Comparing Single-Cell ATAC-seq Methods

Single-cell assay for transposase-accessible chromatin by sequencing (scATAC-seq) is a technique employed to evaluate the accessibility of chromatin across the entire genome. It reveals the genomic regions responsible for gene regulation, offering profound insights into the mechanisms controlling cellular development, differentiation, and responses to stimuli, perturbations, or disease. Several open-source and commercial scATAC-seq methods have been developed, enabling the design of large single-cell atlas studies. However, to date, there has been a lack of comprehensive benchmarking for these methods, preventing meaningful comparisons between datasets generated by different techniques and hindering informed technology selection. In a recent publication in Nature Biotechnology, De Rop et al. report the outcomes of a multicenter benchmarking study of eight scATAC-seq protocols, marking the first comprehensive evaluation of this technology. Additionally, they introduce PUMATAC, a versatile preprocessing pipeline that can accommodate the diverse sequencing data formats produced by these methodologies.

Figure 1: Schematic overview of the experimental design

Twelve different institutions participated in the systematic benchmarking of 8 scATAC-seq protocols, which included the open-source HyDrop and s3-ATAC protocols, all variants of 10x Genomics scATAC-seq (v1, v1.1, v2, mtscATAC), and Bio-Rad ddSEQ. To limit variability to the tested protocols, human peripheral blood mononuclear cells (PBMCs) were used as reference samples by all institutions. Technical replicates were performed for each experiment, and 47 datasets were produced. For standardized comparison, all sequencing data were processed using PUMATAC, a newly developed scATAC-seq preprocessing pipeline that includes cell barcode error correction, adapter trimming, reference genome alignment, and mapping quality filtering. After initial preprocessing, cisTopic was used to identify and remove background noise barcodes and low-quality cells from the sample. To ensure consistency, all datasets were downsized to approximately 40,000 (40k) reads per cell. This dataset, or subsets derived thereof, was used for all downstream analyses.
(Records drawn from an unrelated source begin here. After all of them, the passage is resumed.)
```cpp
static int post_launch(mtip_ctx* c, const char* what) {
    hipError_t e = hipGetLastError();
    if (e != hipSuccess) {
        c->err = std::string(what) + ": " + hipGetErrorString(e);
        return MTIP_EHIP;
    }
    return MTIP_OK;
// ... 87 lines not shown
    auto A = [&](int r) { if (rc == MTIP_OK) rc = r; };
    if (hipStreamCreateWithFlags(&c->stream, hipStreamNonBlocking) != hipSuccess) A(MTIP_EHIP);
    {
        int ncu = 0;
        if (hipDeviceGetAttribute(&ncu, hipDeviceAttributeMultiprocessorCount, device) == hipSuccess && ncu > 0) c->n_cu = ncu;
    }
    (void)hipEventCreate(&c->ev0);
    (void)hipEventCreate(&c->ev1);
    A(dev_alloc(c, &c->d_cost, c->nt));
    A(dev_alloc(c, &c->d_gw, c->nt));
    A(dev_alloc(c, &c->d_P, (size_t)(L + 1) * (L + 2) / 2 * c->nt));
    A(dev_alloc(c, &c->d_poff, L + 2));
    c->npairs = (L + 1) * (L + 2) / 2;
    A(dev_alloc(c, &c->d_PT, (size_t)(c->nt / 2 + 1) * c->npairs));
    A(dev_alloc(c, &c->d_AB, (size_t)c->npairs + L + 1));
    A(dev_alloc(c, &c->d_lmtab, c->npairs));
    A(dev_alloc(c, &c->d_PTc, (size_t)(c->nt / 2 + 1) * 768));
    A(dev_alloc(c, &c->d_lmc, 768));
    if (const char* e = std::getenv("MTIP_DEG2_SIMPLE")) c->deg2_simple = std::atoi(e) != 0;
    if (const char* e = std::getenv("MTIP_HANKEL_CT")) {
        const int v = std::atoi(e);
        c->htile_force = (v == 1 || v == 2 || v == 3 || v == 5) ? v : 0;
    }
    if (rc == MTIP_OK) rc = build_hankel_tiles(c);
    A(dev_alloc(c, &c->d_twN, c->np));
    A(dev_alloc(c, &c->d_tw, c->np / 2));
    A(dev_alloc(c, &c->d_r, N));
    A(dev_alloc(c, &c->d_q, N));
    A(dev_alloc(c, &c->d_W, (size_t)(L + 1) * c->Np * N));
    c->kl.assign(L + 1, 0);
    c->used.assign(L + 1, 0);
    c->active.assign(L + 1, 0);
    c->voff.assign(L + 2, 0);
    c->xoff.assign(L + 2, 0);
    c->uoff.assign(L + 2, 0);
    c->have_V.assign(L + 1, 0);
    c->v_real.assign(L + 1, 1);
    c->psw = read_proj_switches();
    for (int l = 0; l <= L; ++l) {
        const int n = 2 * l + 1, k = std::min(n, N);
        c->kl[l] = k;
        c->voff[l + 1] = c->voff[l] + N * k;
        c->xoff[l + 1] = c->xoff[l] + k * n;
        c->uoff[l + 1] = c->uoff[l] + k * k;
    }
    c->vtot = c->voff[L + 1];
// ... 1085 lines not shown
    if (!c->d_polar_dbg) {
        int r = dev_alloc(c, &c->d_polar_dbg, n);
        if (r) return r;
        MTIP_HIP_CHECK(c, hipMemsetAsync(c->d_polar_dbg, 0, n * sizeof(long long), c->stream));
    }
    if (out) MTIP_HIP_CHECK(c, mtip_copy(c, out, c->d_polar_dbg, n * sizeof(long long), hipMemcpyDeviceToHost));
    return MTIP_OK;
}

int mtip_debug_chain_timing(mtip_ctx* c, int64_t* out) {
    CTX_CHECK(c);
    (void)hipSetDevice(c->device);
    const size_t n = (size_t)3 * c->B * c->N * MTIP_CHAIN_DBG_SLOTS;
    MTIP_HIP_CHECK(c, hipStreamSynchronize(c->stream));
    if (!c->d_chain_dbg) {
        int r = dev_alloc(c, &c->d_chain_dbg, n);
        if (r) return r;
        MTIP_HIP_CHECK(c, hipMemsetAsync(c->d_chain_dbg, 0, n * sizeof(long long), c->stream));
    }
    if (out) MTIP_HIP_CHECK(c, mtip_copy(c, out, c->d_chain_dbg, n * sizeof(long long), hipMemcpyDeviceToHost));
    return MTIP_OK;
}

int mtip_debug_check_jacobi_schedule(mtip_ctx* c, int k_max) {
    CTX_CHECK(c);
    if (k_max < 2 || k_max > 127) FAIL(c, MTIP_EINVAL, "k_max must be in [2, 127]");
    (void)hipSetDevice(c->device);
    MTIP_HIP_CHECK(c, hipStreamSynchronize(c->stream));
    const int r = build_jacobi_schedule(c, k_max);
    if (r != MTIP_OK) FAIL(c, r, "pairing schedule failed its verification");
    return MTIP_OK;
}

int mtip_profile_reset(mtip_ctx* c) {
    CTX_CHECK(c);
    prof_flush(c);
    c->prof_data.clear();
    return MTIP_OK;
}

}

void prof_flush(mtip_ctx* c) {
    if (c->prof_pending.empty()) {
        c->prof_next = 0;
        return;
// ... 15 lines not shown
```

xframe_amd/csrc/mtip_internal.h:

```cpp
#pragma once
#include <hip/hip_runtime.h>
#include <stdint.h>
#include <algorithm>
#include <map>
#include <string>
#include <type_traits>
#include <utility>
#include <vector>
#include "../../include/mtip_hip.h"

#ifndef MTIP_PIN_VGPRS4
#define MTIP_PIN_VGPRS4(a, b, c, d) asm volatile("" : "+v"(a), "+v"(b), "+v"(c), "+v"(d));
#endif
#ifndef MTIP_WAIT_LDS
#define MTIP_WAIT_LDS() asm volatile("s_waitcnt lgkmcnt(0)" ::: "memory")
#endif
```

Figure 2: Sequencing efficiency analysis

As the PUMATAC pipeline discards sequencing reads at several phases throughout preprocessing, the fraction of total reads lost at each filtering stage was calculated to determine sequencing efficiency and to shed light on the causes of read loss. This calculation demonstrated that sequencing efficiency in scATAC-seq experiments is generally low, ranging between 4-28%, with a significant fraction of original sequencing reads being discarded during preprocessing. The open-source protocols suffered the largest losses, although this was due to distinct mechanisms: s3-ATAC samples contained many fragments outside of peak regions, whereas HyDrop samples had highly duplicated fragments. Given that these protocols have not undergone rigorous optimization and are open-source, however, there is potential for further protocol refinement to enhance cell quality and library complexity and to reduce issues like ambient chromatin contamination and PCR duplication through community-driven improvements.
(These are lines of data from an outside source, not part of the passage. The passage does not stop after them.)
diff --git a/acids_transforms_amd/csrc/fft512.h b/acids_transforms_amd/csrc/fft512.h
--- a/acids_transforms_amd/csrc/fft512.h
+++ b/acids_transforms_amd/csrc/fft512.h
@@ -345,4 +345,97 @@
   for (int m = 0; m < 8; ++m) f[m] = to_f2(v[m]);
 }
 
-}
+#ifndef AT_MIRROR_LOCAL
+#define AT_MIRROR_LOCAL 1
+#endif
+
+__device__ __forceinline__ int paired_bin(int lane) { return (64 - lane) & 63; }
+
+__device__ __forceinline__ v2f conj_add_pi(v2f e, v2f d) {
+  v2f r;
+  asm("v_pk_add_f32 %0, %1, %2 op_sel:[0,1] op_sel_hi:[1,0] neg_hi:[1,0]" : "=v"(r) : "v"(e), "v"(d));
+  return r;
+}
+
+__device__ __forceinline__ v2f getr_by_lane(const Twiddles& tw, int m_rest, int m_lane0, int lane) {
+  return lane == 0 ? tw.tr[m_lane0] : tw.tr[m_rest];
+}
+template <bool INV>
+__device__ __forceinline__ v2f getr_by_lane(const LdsTwiddles<INV>& tw, int m_rest, int m_lane0, int lane) {
+  return tw.getr(lane == 0 ? m_lane0 : m_rest);
+}
+__device__ __forceinline__ v2f getr_by_lane(const HybridTwiddles& tw, int m_rest, int m_lane0, int lane) {
+  return tw.getr(lane == 0 ? m_lane0 : m_rest);
+}
+
+template <typename TW>
+__device__ __forceinline__ void irfft_split_paired(v2f (&v)[8], const TW& tw, int lane, float xnyq_re) {
+  const bool z0 = lane == 0;
+  auto pair = [](v2f a, v2f b, v2f w, v2f& z, v2f& zp) {
+    const v2f e = add_conj(a, b);
+    const v2f d = cmul_conj_v(sub_conj(a, b), w);
+    z = add_pi(e, d);
+    zp = conj_add_pi(e, d);
+  };
+  const v2f a0 = {v[0].x, z0 ? 0.0f : v[0].y};
+  const v2f b0 = z0 ? (v2f){xnyq_re, 0.0f} : v[7];
+  v2f z[5], zp[5];
+  pair(a0, b0, tw.getr(0), z[0], zp[0]);
+  pair(z0 ? v[3] : v[2], v[5], getr_by_lane(tw, 2, 3, lane), z[1], zp[1]);
+  pair(v[4], z0 ? v[4] : v[3], tw.getr(4), z[2], zp[2]);
+  pair(z0 ? v[7] : v[6], v[1], getr_by_lane(tw, 6, 7, lane), z[3], zp[3]);
+  pair(v[2], v[6], tw.getr(2), z[4], zp[4]);
+  v[0] = z[0];
+  v[2] = z0 ? z[4] : z[1];
+  v[4] = z[2];
+  v[6] = z0 ? zp[4] : z[3];
+  const v2f o1 = zp[3];
+  const v2f o3 = z0 ? z[1] : zp[2];
+  const v2f o5 = zp[1];
+  const v2f o7 = z0 ? z[3] : zp[0];
+  const int src = paired_bin(lane);
+  v[1] = (v2f){__shfl(o1.x, src, 64), __shfl(o1.y, src, 64)};
+  v[3] = (v2f){__shfl(o3.x, src, 64), __shfl(o3.y, src, 64)};
+  v[5] = (v2f){__shfl(o5.x, src, 64), __shfl(o5.y, src, 64)};
+  v[7] = (v2f){__shfl(o7.x, src, 64), __shfl(o7.y, src, 64)};
+}
+
+__device__ __forceinline__ v2f conj_scale_add_mi(v2f e, v2f hh, v2f wd) {
+  v2f r;
+  asm("v_pk_fma_f32 %0, %1, %2, %3 op_sel:[0,0,1] op_sel_hi:[1,1,0] neg_lo:[0,0,1] neg_hi:[1,0,1]" : "=v"(r) : "v"(e), "s"(hh), "v"(wd));
+  return r;
+}
+template <typename TW>
+__device__ __forceinline__ void rfft_merge_paired(v2f (&v)[8], const TW& tw, int src, int col, float2& nyq) {
+  const v2f hh = {0.5f, 0.5f};
+  const bool z0 = col == 0;
+  nyq = make_float2(v[0].x - v[0].y, 0.0f);
+  auto swap_odd = [&](v2f (&u)[8]) {
+#pragma unroll
+    for (int m = 1; m < 8; m += 2) u[m] = (v2f){__shfl(u[m].x, src, 64), __shfl(u[m].y, src, 64)};
+  };
+  auto pair = [&](v2f a, v2f b, v2f w, v2f& x, v2f& xp) {
+    const v2f e = add_conj(a, b);
+    const v2f wd = cmul_v(sub_conj(a, b), w);
+    x = scale_add_mi(e, hh, wd);
+    xp = conj_scale_add_mi(e, hh, wd);
+  };
+  swap_odd(v);
+  v2f x[5], xp[5];
+  pair(v[0], z0 ? v[0] : v[7], tw.getr(0), x[0], xp[0]);
+  pair(z0 ? v[3] : v[2], v[5], getr_by_lane(tw, 2, 3, col), x[1], xp[1]);
+  pair(v[4], z0 ? v[4] : v[3], tw.getr(4), x[2], xp[2]);
+  pair(z0 ? v[7] : v[6], v[1], getr_by_lane(tw, 6, 7, col), x[3], xp[3]);
+  pair(v[2], v[6], tw.getr(2), x[4], xp[4]);
+  v[0] = x[0];
+  v[2] = z0 ? x[4] : x[1];
+  v[4] = x[2];
+  v[6] = z0 ? xp[4] : x[3];
+  v[1] = xp[3];
+  v[3] = z0 ? x[1] : xp[2];
+  v[5] = xp[1];
+  v[7] = z0 ? x[3] : xp[0];
+  swap_odd(v);
+}
+
+}
diff --git a/acids_transforms_amd/csrc/stft1024.hip b/acids_transforms_amd/csrc/stft1024.hip
--- a/acids_transforms_amd/csrc/stft1024.hip
+++ b/acids_transforms_amd/csrc/stft1024.hip
@@ -75,6 +75,23 @@
       }
     }
   }
+}
+
+template <typename TW>
+__device__ __forceinline__ void merge_spectrum(v2f (&z)[8], const TW& tw, int lane, float2& nyq) {
+#if AT_MIRROR_LOCAL >= 2
+  rfft_merge_paired(z, tw, paired_bin(lane), lane, nyq);
+#else
+  rfft_merge(z, tw, lane, nyq);
+#endif
+}
+template <typename TW>
+__device__ __forceinline__ void merge_spectrum_rot(v2f (&z)[8], const TW& tw, int lane, int rot, int col, float2& nyq) {
+#if AT_MIRROR_LOCAL >= 2
+  rfft_merge_paired(z, tw, (2 * rot - lane) & 63, col, nyq);
+#else
+  rfft_merge_rot(z, tw, lane, rot, col, nyq);
+#endif
 }
 
 template <bool WRITE_PHASE>
@@ -348,20 +365,20 @@
       if constexpr (AL && (HYB & 1)) {
         fft512<false>(z, tw_hyb, lds, lane, col);
         tw_hyb.col = col;
-        rfft_merge_rot(z, tw_hyb, lane, rot, col, nyq);
+        merge_spectrum_rot(z, tw_hyb, lane, rot, col, nyq);
       } else if constexpr (AL) {
         fft512<false>(z, tw_lds, lds, lane, col);
         const LdsTwiddles<false> tw_col = {tab, col};
-        rfft_merge_rot(z, tw_col, lane, rot, col, nyq);
+        merge_spectrum_rot(z, tw_col, lane, rot, col, nyq);
       } else if constexpr (TWLDS && (HYB & 1)) {
         fft512<false>(z, tw_hyb, lds, lane);
-        rfft_merge(z, tw_hyb, lane, nyq);
+        merge_spectrum(z, tw_hyb, lane, nyq);
       } else if (TWLDS) {
         fft512<false>(z, tw_lds, lds, lane);
-        rfft_merge(z, tw_lds, lane, nyq);
+        merge_spectrum(z, tw_lds, lane, nyq);
       } else {
         fft512<false>(z, tw_regs, lds, lane);
-        rfft_merge(z, tw_regs, lane, nyq);
+        merge_spectrum(z, tw_regs, lane, nyq);
       }
 #pragma unroll
       for (int m = 0; m < 8; ++m) v[m] = to_f2(z[m]);
@@ -711,14 +728,30 @@
   float any;
 };
 
+__device__ __forceinline__ int raw_bin(int lane, int m) {
+#if AT_MIRROR_LOCAL
+  return ((m & 1) ? paired_bin(lane) : lane) + 64 * m;
+#else
+  return lane + 64 * m;
+#endif
+}
+template <typename TW>
+__device__ __forceinline__ void split_spectrum(v2f (&z)[8], const TW& tw, int lane, float nyq_re) {
+#if AT_MIRROR_LOCAL
+  irfft_split_paired(z, tw, lane, nyq_re);
+#else
+  irfft_split(z, tw, lane, nyq_re);
+#endif
+}
+
 __device__ __forceinline__ void load_raw(const InvParams& p, long long f, int lane, RawFrame<IN_COMPLEX>& q) {
   const f32x2* row = reinterpret_cast<const f32x2*>(p.X + f * F);
 #pragma unroll
   for (int m = 0; m < 8; ++m) {
 #if AT_ISTFT_NTLOAD
-    q.d[m] = __builtin_nontemporal_load(row + lane + 64 * m);
+    q.d[m] = __builtin_nontemporal_load(row + raw_bin(lane, m));
 #else
-    q.d[m] = row[lane + 64 * m];
+    q.d[m] = row[raw_bin(lane, m)];
 #endif
   }
   q.ny0 = reinterpret_cast<const float*>(row + 512)[0];
@@ -728,8 +761,8 @@
   const float* prow = p.phase + f * F;
 #pragma unroll
   for (int m = 0; m < 8; ++m) {
-    q.a[m] = mrow[lane + 64 * m];
-    q.ph[m] = prow[lane + 64 * m];
+    q.a[m] = mrow[raw_bin(lane, m)];
+    q.ph[m] = prow[raw_bin(lane, m)];
   }
   q.ny0 = mrow[512];
   q.ny1 = prow[512];
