@@ -1351,8 +1432,7 @@
     for (int e = tid; e < nw; e += NT)
       reinterpret_cast<int *>(sreac)[e] = reinterpret_cast<const int *>(U.reac)[e];
   }
-  UpdArgs Ul = U;
-  if (HAS_NET) Ul.reac = sreac;
+  FeChem Ul{HAS_NET ? sreac : U.reac, U.chem};
   if constexpr (HAS_NET) {
     double *Tc = T + 2 * np;
     const int nch = U.chem.n_points * U.chem.n_cols;
@@ -1360,39 +1440,43 @@
     Ul.chem.rm = Tc;
   }
 
-  auto ne_at = [&](int k, int e) -> double {
-    if (e >= NR * RW) return 0.0;
+  int sn[NPE], so[EPE];
+#pragma unroll
+  for (int q = 0; q < NPE; q++) {
+    const int e = tid + NT * q < NR * RW ? tid + NT * q : 0;
     const int jj = j0 - 2 + e / RW, ii = e % RW - 1;
     const bool jin = jj >= 0 && jj <= NC + 1, iin = ii >= 0 && ii <= NC + 1;
-    if (jin && iin) return ne[(k * NG + jj) * NG + ii];
-    if (jin && jj >= 1 && jj <= NC) {
-      if (ii == -1) return g2[0 * NN + (k - 1) * NC + (jj - 1)];
-      if (ii == NC + 2) return g2[1 * NN + (k - 1) * NC + (jj - 1)];
-    }
-    if (iin && ii >= 1 && ii <= NC) {
-      if (jj == -1) return g2[2 * NN + (k - 1) * NC + (ii - 1)];
-      if (jj == NC + 2) return g2[3 * NN + (k - 1) * NC + (ii - 1)];
-    }
-    return 0.0;
+    const bool gx = jj >= 1 && jj <= NC && (ii == -1 || ii == NC + 2);
+    const bool gy = ii >= 1 && ii <= NC && (jj == -1 || jj == NC + 2);
+    const int go = gx ? (ii == -1 ? 0 : NN) + (jj - 1) : (jj == -1 ? 2 * NN : 3 * NN) + (ii - 1);
+    sn[q] = jin && iin ? (jj * NG + ii) * 8 : (gx || gy) ? ~(go * 8) : (int)SKB;
+  }
+  auto ne_at = [&](int q, int kk) -> double {
+    const int o = sn[q];
+    return o >= 0 ? *fe_at(ne, kk * SKB + o) : *fe_at(g2, (kk - 1) * (NC * 8) + ~o);
   };
-  auto e_at = [&](int k, int e) -> double {
-    if (e >= ER * EW) return 0.0;
-    return E[(k * NG + (j0 - 1 + e / EW)) * NG + e % EW];
-  };
+#pragma unroll
+  for (int q = 0; q < EPE; q++) {
+    const int e = tid + NT * q < ER * EW ? tid + NT * q : 0;
+    so[q] = ((j0 - 1 + e / EW) * NG + e % EW) * 8;
+  }
   const int cc = j * NG + i;
   const int fcol = (j - 1) * NF + (i - 1);
   const int gz = (j - 1) * NC + (i - 1);
+  const unsigned ccb = cc * 8, fcb = fcol * 8;
   double zm1 = ne[cc], z0 = ne[SK + cc], zp1 = ne[2 * SK + cc];
   const double zm2 = g2[4 * NN + gz];
 #pragma unroll
   for (int q = 0; q < NPE; q++) {
     const int e = tid + NT * q;
-    if (e < NR * RW) SN[1][e] = ne_at(1, e);
+    const double v = ne_at(q, 1);
+    if (e < NR * RW) SN[1][e] = sn[q] == (int)SKB ? 0.0 : v;
   }
 #pragma unroll
   for (int q = 0; q < EPE; q++) {
     const int e = tid + NT * q;
-    if (e < ER * EW) SE[1][e] = e_at(1, e);
+    const double v = *fe_at(E, SKB + so[q]);
+    if (e < ER * EW) SE[1][e] = v;
   }
   double exl, eyl, exh, eyh, pk = 0.0;
   if (PHI) {
@@ -1412,8 +1496,8 @@
   double vz_lo, dz_lo, fz_lo;
   {
     const double ezl = PHI ? gfz * (pk - ph[cc]) : Ef[2 * FD + fcol];
-    const double u = upwind_t<LIM>(A.lim, zm2, zm1, z0, zp1, ezl);
-    lds_mu_dc(tdi, A.td, 0.5 * (E[cc] + E[SK + cc]) * 1e21 * N_inv, mu, dcv);
+    const double u = fe_upwind<LIM>(lim, zm2, zm1, z0, zp1, ezl);
+    fe_mu_dc(tdi, td, td_last, 0.5 * (E[cc] + E[SK + cc]) * 1e21 * N_inv, mu, dcv);
     mu = mu * N_inv;
     dz_lo = dcv * N_inv;
     vz_lo = -mu * ezl;
@@ -1429,29 +1513,28 @@
   for (int k = 1; k <= NC; k++) {
     const double *N0 = SN[k & 1], *E0p = SE[k & 1];
     const bool more = k < NC;
-    const double zp2 = k + 2 <= NC + 1 ? ne[(k + 2) * SK + cc]
-                                       : g2[5 * NN + gz];
-    const double ep1 = E[(k + 1) * SK + cc];
-    const int fbn = k * FSK + fcol;
-    const int x = k * SK + cc;
+    const unsigned xb = k * SKB + ccb;
+    const unsigned fbn = k * FSKB + fcb;
+    const double zp2 = k + 2 <= NC + 1 ? *fe_at(ne, xb + 2 * SKB) : g2[5 * NN + gz];
+    const double ep1 = *fe_at(E, xb + SKB);
     double ezh, nexl = 0, neyl = 0, nexh = 0, neyh = 0, npk = 0;
     if (PHI) {
-      const int cn1 = (k + 1) * SK + cc;
-      npk = ph[cn1];
+      const unsigned cn1 = xb + SKB;
+      npk = *fe_at(ph, cn1);
       if (more) {
-        nexl = ph[cn1 - 1];
-        neyl = ph[cn1 - NG];
-        if (i == NC) nexh = ph[cn1 + 1];
-        if (jr == TJ - 1) neyh = ph[cn1 + NG];
+        nexl = *fe_at(ph, cn1 - 8);
+        neyl = *fe_at(ph, cn1 - NG * 8);
+        if (i == NC) nexh = *fe_at(ph, cn1 + 8);
+        if (jr == TJ - 1) neyh = *fe_at(ph, cn1 + NG * 8);
       }
       ezh = gfz * (npk - pk);
     } else {
-      ezh = Ef[2 * FD + fbn];
+      ezh = *fe_at(Ef, 2 * FDB + fbn);
       if (more) {
-        nexl = Ef[fbn];
-        neyl = Ef[FD + fbn];
-        if (i == NC) nexh = Ef[fbn + 1];
-        if (jr == TJ - 1) neyh = Ef[FD + fbn + NF];
+        nexl = *fe_at(Ef, fbn);
+        neyl = *fe_at(Ef, FDB + fbn);
+        if (i == NC) nexh = *fe_at(Ef, fbn + 8);
+        if (jr == TJ - 1) neyh = *fe_at(Ef, FDB + fbn + NF * 8);
       }
     }
     double pv[NS][NP], dv[NS];
@@ -1460,50 +1543,56 @@
 #pragma unroll
       for (int q = 0; q < NP; q++)
         pv[s][q] = (s >= ns || (!SD && s == eix && q == dq)) ? 0.0
-                                                              : (U.prev[s][q] + boff)[x];
-      dv[s] = (!SD || s >= ns || s == eix) ? 0.0 : (U.der[s] + boff)[x];
+                                                              : *fe_at(U.prev[s][q] + boff, xb);
+      dv[s] = (!SD || s >= ns || s == eix) ? 0.0 : *fe_at(U.der[SD ? s : 0] + boff, xb);
     }
     double pn[NPE], pe[EPE];
 #pragma unroll
-    for (int q = 0; q < NPE; q++) pn[q] = more ? ne_at(k + 1, tid + NT * q) : 0.0;
-#pragma unroll
-    for (int q = 0; q < EPE; q++) pe[q] = more ? e_at(k + 1, tid + NT * q) : 0.0;
-
-    const int fb = (k - 1) * FSK + fcol;
+    for (int q = 0; q < NPE; q++) pn[q] = 0.0;
+#pragma unroll
+    for (int q = 0; q < EPE; q++) pe[q] = 0.0;
+    if (more) {
+#pragma unroll
+      for (int q = 0; q < NPE; q++) pn[q] = ne_at(q, k + 1);
+#pragma unroll
+      for (int q = 0; q < EPE; q++) pe[q] = *fe_at(E, (k + 1) * SKB + so[q]);
+    }
+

Figure 3: Comparison of protocol economics

After the initial filtering steps, there were significant variations in quality metrics among the remaining cells, highlighting notable distinctions between open-source and commercial methods. Generally, the open-source protocols demonstrated lower sensitivity and poorer performance in most quality control assessments compared to their commercial counterparts. While all methods generally agreed on cell-type identity and transcription factor activities, the differences in sensitivity were evident when analyzing rare cell types, which showed lower assignment scores across techniques. The open-source protocols recovered fewer or no cells in these cases, indicating the need for increased sensitivity to achieve comprehensive cell-type annotation. However, when planning large-scale experiments, it is also important to consider cost-effectiveness in the decision-making process, as open-source protocols offer a substantial cost advantage (5x-10x cheaper per cell) over commercial assays. Therefore, it is crucial to weigh the higher reagent costs associated with commercial methods against the trade-off in accuracy seen in open-source variants. Additional factors such as method accessibility and compatibility with diverse datasets across studies should be key considerations influencing technology selection.

  1. De Rop FV, et al. Systematic benchmarking of single-cell ATAC-sequencing protocols. Nat Biotechnol. 2023 Aug 3. doi: 10.1038/s41587-023-01881-x. Epub ahead of print. PMID: 37537502.